But, diligence does not transform an injury redressable by money damages into irreparable injury. While it would seem that Misty Touch's lost orders during the pendency of a Rule 60(b) hearing to modify the judgment could be recompensible in money damages, far more is at stake here. Basically, Misty Touch argues that in view of its precarious financial position, the failure to continue to receive funds from its factor will entail the destruction of its business as a Chapter 11 debtor, preclude it from reorganizing itself and likely require its liquidation.
In this circuit, an act which threatens to destroy an ongoing business can cause that business irreparable injury. John B. Hull v. Waterbury Petroleum Products, Inc., 588 F.2d 24, 28-29 (2d Cir. 1978); Semmes Motor, Inc. v. Ford Motor Co., 429 F.2d 1197, 1205 (2d Cir. 1970); Newport Tire Rubber Co. v. Tire Battery Corp., 504 F. Supp. 143, 149 (E.D.N.Y. 1980); Janmort Leasing, Inc. v. Econo-Car Inter-National, Inc., 475 F. Supp. 1282, 1294 (E.D.N.Y. 1979). If, however, the act threatens only the disruption of an ongoing business as opposed to its destruction, an adequate remedy at law, in money damages, exists and irreparable injury is absent. Jackson Dairy, Inc. v. H.P. Hood Sons, Inc., 596 F.2d 70 (2d Cir. 1979); Jack Kahn Music Co., Inc. v. Baldwin Piano Organ Co., 604 F.2d 755 (2d Cir. 1979).
The argument that the business of a debtor is threatened with destruction may seem somewhat circular in nature; it, however, is no more so than the soft-headed victim of negligence postulated in Dulieu v. White Sons, (1901) 2 K.B. 669, 679. In either case, that the victim of an act is in a weakened condition does not reduce the causative effect of the act. Id. at 679.

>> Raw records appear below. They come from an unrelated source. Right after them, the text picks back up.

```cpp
int dis_forward(aclgan_ctx& c, int net, bool train, Act* x, std::vector<Act*>* outs, int lane_a, int lane_b) {
    PassScope pass(c, net, "forward");
    const aclgan_arch& a = c.arch;
    char buf[160];
    NormSpec none;
    Act* xin = x;
    if (lane_a < 0) lane_a = lane_b = c.cur_lane;
    SnCall sc;
    const bool sn = !c.sn_layers[net].empty();
    int pi_lane = 0, pi_ck = 0;
    if (sn) {
        CHK(c.set_lane(lane_a));
        CHK(c.need(x));
        CHK(sn_begin_call(c, net, train, &sc));
        pi_lane = c.cur_lane; pi_ck = c.nck(pi_lane);
    }
    for (int s = 0; s < a.dis_num_scales; ++s) {
        CHK(c.set_lane(s == 0 ? lane_a : lane_b));
        if (sn) CHK(c.wait_ck(c.cur_lane, pi_lane, pi_ck));
        Act* h = xin;
        int d = a.dis_dim;
        for (int i = 0; i < a.dis_n_layer; ++i) {
            snprintf(buf, sizeof buf, "cnns.%d.%d.conv", s, i);
            const int co = i == 0 ? d : 2 * d;
            const PW p = (sn && i > 0) ? sn_pw(c, net, sc, s * (a.dis_n_layer - 1) + i - 1) : c.pw(1, net, buf);
            CHK(conv_block(c, p, train, h, co, 4, 2, 1, 0, ACLGAN_ACT_LRELU, none, nullptr, &h, i + 1 < a.dis_n_layer ? 1 : 0));
            if (i > 0) d *= 2;
        }
        snprintf(buf, sizeof buf, "cnns.%d.%d", s, a.dis_n_layer);
        Act* o = nullptr;
        CHK(conv_block(c, c.pw(1, net, buf), train, h, 1, 1, 1, 0, 0, ACLGAN_ACT_NONE, none, nullptr, &o));
        outs->push_back(o);
        if (s + 1 < a.dis_num_scales) {
            CHK(c.set_lane(lane_b));
            Act* src = xin;
            CHK(c.need(src));
            Act* p = c.new_act(src->B, (src->H - 1) / 2 + 1, (src->W - 1) / 2 + 1, src->C, src->need_grad);
            NEED_ACT(p);
            RUN(avgpool3s2_fwd(src->B, src->H, src->W, src->C, src->d, p->d, c.st));
            c.wrote(p);
            c.count(4.0 * ((double)src->numel() + (double)p->numel()) * (src->need_grad ? 2.0 : 1.0));
            if (src->need_grad) {
                c.push([=](aclgan_ctx& c) -> int {
                    if (!p->gw) return ACLGAN_OK;
                    CHK(c.acq(p)); CHK(c.acq(src));
                    RUN(avgpool3s2_bwd(src->B, src->H, src->W, src->C, p->g, src->g, src->gw ? 1 : 0, c.st));
                    mark_written(src);
                    return ACLGAN_OK;
                });
            }
            xin = p;
        }
    }
    return ACLGAN_OK;
}

static int augment(aclgan_ctx& c, int net, Act* x, int row0, Act** out) {
    PassScope pass(c, net, "augment");
    CHK(c.need(x));
    if (x->dt != 0) { set_error("augment: the discriminator inputs are fp32 tensors"); return ACLGAN_EINVAL; }
    Act* y = c.new_act(x->B, x->H, x->W, x->C, x->need_grad);
    NEED_ACT(y);
    const int policy = c.aug_policy;
    const size_t sb = (policy & ACLGAN_AUG_COLOR) ? diffaugment_scratch_bytes(x->B, x->H, x->W, x->C) : 0;
    const float* rows = c.aug_params ? c.aug_params + (size_t)row0 * 8 : nullptr;
    {
        const size_t mark = c.top;
        void* scr = nullptr;
        if (sb) { scr = c.alloc(sb); NEED(scr); }
        RUN(diffaugment_fwd(x->B, x->H, x->W, x->C, policy, x->d, rows, y->d, scr, c.st));
        c.top = mark;
    }
    c.wrote(y);
    c.count(4.0 * 2.0 * (double)x->numel() * (x->need_grad ? 2.0 : 1.0));
    *out = y;
    if (!x->need_grad) return ACLGAN_OK;
    c.push([=](aclgan_ctx& c) -> int {
        if (!y->gw) return ACLGAN_OK;
        CHK(c.acq(y)); CHK(c.acq(x));
        if (y->gdt != 0 || x->gdt != 0) { set_error("augment: the gradients of the discriminator inputs are fp32 tensors"); return ACLGAN_EINVAL; }
        const size_t mark = c.top;
        void* scr = nullptr;
        if (sb) { scr = c.alloc(sb); NEED(scr); }
        RUN(diffaugment_bwd(x->B, x->H, x->W, x->C, policy, y->g, rows, x->g, x->gw ? 1 : 0, scr, c.st));
        mark_written(x);
        c.top = mark;
        return ACLGAN_OK;
    });
    return ACLGAN_OK;
}

int dis_lsgan(aclgan_ctx& c, int net, bool train, Act* x, int nb, int row0, const std::vector<LsSeg>& segs, int lane_a, int lane_b) {
    std::vector<Act*> outs;
    if (c.aug_policy) {
        if (lane_a >= 0) CHK(c.set_lane(lane_a));
        CHK(augment(c, net, x, row0, &x));
        CHK(c.mark());
    }
    CHK(dis_forward(c, net, train, x, &outs, lane_a, lane_b));
    std::vector<LsganTerm> terms;
    for (Act* o : outs) {
        CHK(c.need(o));
        const int n = nb * o->H * o->W * o->C;
        for (size_t i = 0; i < segs.size(); ++i) {
            LsganTerm t;
            t.o = o->d + (size_t)i * n; t.d_o = o->need_grad ? o->g + (size_t)i * n : nullptr; t.slot = segs[i].slot;
            t.n = n; t.target = segs[i].target; t.weight = segs[i].weight; t.gscale = segs[i].gscale;
            terms.push_back(t);
        }
        if (o->need_grad) mark_written(o);
    }
    if (train && c.in_dis_update && c.lecam_state) {
        const int S = c.arch.dis_num_scales, D = net - ACLGAN_NET_DIS_A;
        float* st = c.lecam_state;
        std::vector<LecamTerm> lt(terms.size());
        for (size_t j = 0; j < terms.size(); ++j) {
            const int s = (int)(j / segs.size()), k = terms[j].target == 1.f ? 1 : 0;
            lt[j].ls = terms[j];
            lt[j].anchor = st + (D * S + s) * 2 + (1 - k);
            lt[j].lecam = st + 18 * S + D;
            lt[j].stats = st + 6 * S + ((D * S + s) * 2 + k) * 2;
        }
        RUN(lsgan_lecam_batch(lt.data(), (int)lt.size(), c.lecam_lambda, c.lecam_start, reinterpret_cast<const int*>(st + 18 * S + 3), c.st, c.lscale));
    } else RUN(lsgan_loss_batch(terms.data(), (int)terms.size(), c.st, c.lscale));
    if (train && c.in_dis_update && c.ada_state && net != ACLGAN_NET_DIS_2) {
        std::vector<AdaSignTerm> at;
        double bytes = 0.0;
        for (const LsganTerm& t : terms)
            if (t.target == 1.f) { at.push_back(AdaSignTerm{t.o, t.n, t.weight}); bytes += 4.0 * (double)t.n; }
        if (!at.empty()) {
            c.count(bytes + 2.0 * 4.0 * 2.0);
            RUN(ada_sign(at.data(), (int)at.size(), c.ada_state + 8 + 2 * (net - ACLGAN_NET_DIS_A), c.st));
        }
    }
    return ACLGAN_OK;
}

int blend(aclgan_ctx& c, Act* dec4, Act* bg, Act* pair_first, Act** out_p, Act** pair_p, Act* out_dst, Act* pair_dst) {
    const bool want = dec4->need_grad;
    CHK(c.need(dec4)); CHK(c.need(bg)); CHK(c.need(pair_first));
    Act* out = out_dst;
    if (!out) {
        out = c.new_act(dec4->B, dec4->H, dec4->W, 3, want);
        NEED_ACT(out);
    }
    Act* pair = nullptr;
    if (pair_first) {
        pair = pair_dst;
        if (!pair) {
            pair = c.new_act(dec4->B, dec4->H, dec4->W, 6, want);
            NEED_ACT(pair);
        }
    }
    const bool plain = dec4->C == 3;
    if (plain) RUN(plain_pair_fwd(dec4->B, dec4->H * dec4->W, dec4->d, out->d, pair_first ? pair_first->d : nullptr, pair ? pair->d : nullptr, c.st));
    else RUN(focus_blend_fwd(dec4->B, dec4->H * dec4->W, dec4->d, bg->d, out->d, pair_first ? pair_first->d : nullptr, pair ? pair->d : nullptr, c.st));
    c.count(4.0 * (double)dec4->B * dec4->H * dec4->W * ((plain ? 3 : 4 + 3) + 3 + (pair_first ? 9 : 0)) * (want ? 2.0 : 1.0));
    c.wrote(out); c.wrote(pair);
    *out_p = out;
    if (pair_p) *pair_p = pair;
    if (!want) return ACLGAN_OK;
    c.push([=](aclgan_ctx& c) -> int {
        const float* dout = out->written() ? out->g : nullptr;
        const float* dpair = (pair && pair->written()) ? pair->g : nullptr;
        if (!dout && !dpair) return ACLGAN_OK;
        if (dout) CHK(c.acq(out));
        if (dpair) CHK(c.acq(pair));
        CHK(c.acq(dec4));
        if (!plain && bg->need_grad) CHK(c.acq(bg));
        if (plain) { RUN(plain_pair_bwd(dec4->B, dec4->H * dec4->W, dout, dpair, dec4->g, c.st)); return ACLGAN_OK; }
        float* dbg = bg->need_grad ? bg->g : nullptr;
        RUN(focus_blend_bwd(dec4->B, dec4->H * dec4->W, dec4->d, bg->d, dout, dpair, dec4->g, dbg, bg->gw ? 1 : 0, c.st));
        if (dbg) mark_written(bg);
        return ACLGAN_OK;
    });
    return ACLGAN_OK;
}

int zero_grad_of(aclgan_ctx& c, Act* a) {
    if (a->need_grad) { RUN(fill_zero(a->g, a->numel(), c.st)); mark_written(a); }
    return ACLGAN_OK;
}

__global__ void scale_kernel(const float* s, float* d, float a, int n) {
    const int i = blockIdx.x * 256 + threadIdx.x;
    if (i < n) d[i] = a * s[i];
}

int pack_params(aclgan_ctx& c) {
    if (c.dtype == ACLGAN_DTYPE_FP32 || c.dry) return ACLGAN_OK;
    for (int g = 0; g < 2; ++g) {
        if (!c.w16[g] || !c.w16t[g]) { set_error("compute dtype is 16-bit but aclgan_bind_params16 was not called for group %d", g); return ACLGAN_EINVAL; }
        CHK(cast_flat16(c.weights(g), c.w16[g], c.groups[g].numel, c.dtype, c.st));
        CHK(transpose_flat16(c.weights(g), c.w16t[g], c.cv_off[g].data(), c.cv_co[g].data(), c.cv_taps[g].data(), c.cv_ci[g].data(),
                             (int)c.cv_off[g].size(), c.dtype, c.st));
    }
    return ACLGAN_OK;
// ... 23 lines not shown
```

### acl-gan_amd/csrc/engine_step.hip

```cpp
#include "engine.h"

namespace aclgan {

std::atomic<long long> g_enc_reuse_hits{0};

static int64_t dis_min_side(const aclgan_arch& a) {
    if (a.dis_n_layer + a.dis_num_scales > 30) return INT32_MAX;
    return (((int64_t)1 << a.dis_n_layer) - 1) * ((int64_t)1 << (a.dis_num_scales - 1)) + 1;
}
static int64_t content_min_side(const aclgan_arch& a) { return a.gen_n_downsample > 29 ? INT32_MAX : (int64_t)2 << a.gen_n_downsample; }
static const int STYLE_MIN_SIDE = 16;
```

Moreover, that a company is in Chapter 11 hardly means that its business cannot be destroyed. Indeed, the purpose of Chapter 11 is to afford a period where the business continues to function so that it can be determined if effective reorganization is possible. The destruction of that opportunity differs little from the destruction of the business itself.
Since Slavenburg will not advance any funds to Misty Touch, Misty Touch is threatened with destruction. International has not contended otherwise. Here, with funds from Slavenburg, Misty Touch has made at least a preliminary showing that its ability to function is severely impaired and that a continuing lack of funds puts Misty Touch's attempt to reorganize itself in jeopardy. It needs the cash advances from its factor in order to stay in business through July and into August, when its new clothing line comes out. The evidence adduced at the hearing is to the effect that without the injunction, International's demand for execution will precipitate the liquidation of Misty Touch and thereby destroy its prospects for reorganization. This destruction amounts to far more than the mere disruption of a business.
B
The debtor has also demonstrated a fair probability of success on the merits on its claim that on the basis of new evidence the judgment should be modified to stay execution for a brief period, at least until August 2, 1983, when the motion by the Official Creditors Committee to convert this proceedings to Chapter 7 is now scheduled to be heard, in order to determine if rehabilitation is in the offing. Pursuant to Section 1129(a)(9)(A) of the Bankruptcy Code, administrative claims are to be paid under a confirmed plan on the effective date of the plan. Nothing, however, precludes the Bankruptcy Court from ordering earlier payment and earlier payment is often awarded. The time of payment is wholly within the discretion of the Bankruptcy Court. See, e.g., In re Fireside Office Supply Co., 17 B.R. 43, 8 Bankr.Ct.D. 202, 5 Collier Bankr.Cas.2d 111 (Bkrtcy.D.Minn. 1981); In re Kors, Inc., 13 B.R. 683, 5 Collier Bankr.Cas.2d 872 (Bkrtcy.D.Vt. 1981).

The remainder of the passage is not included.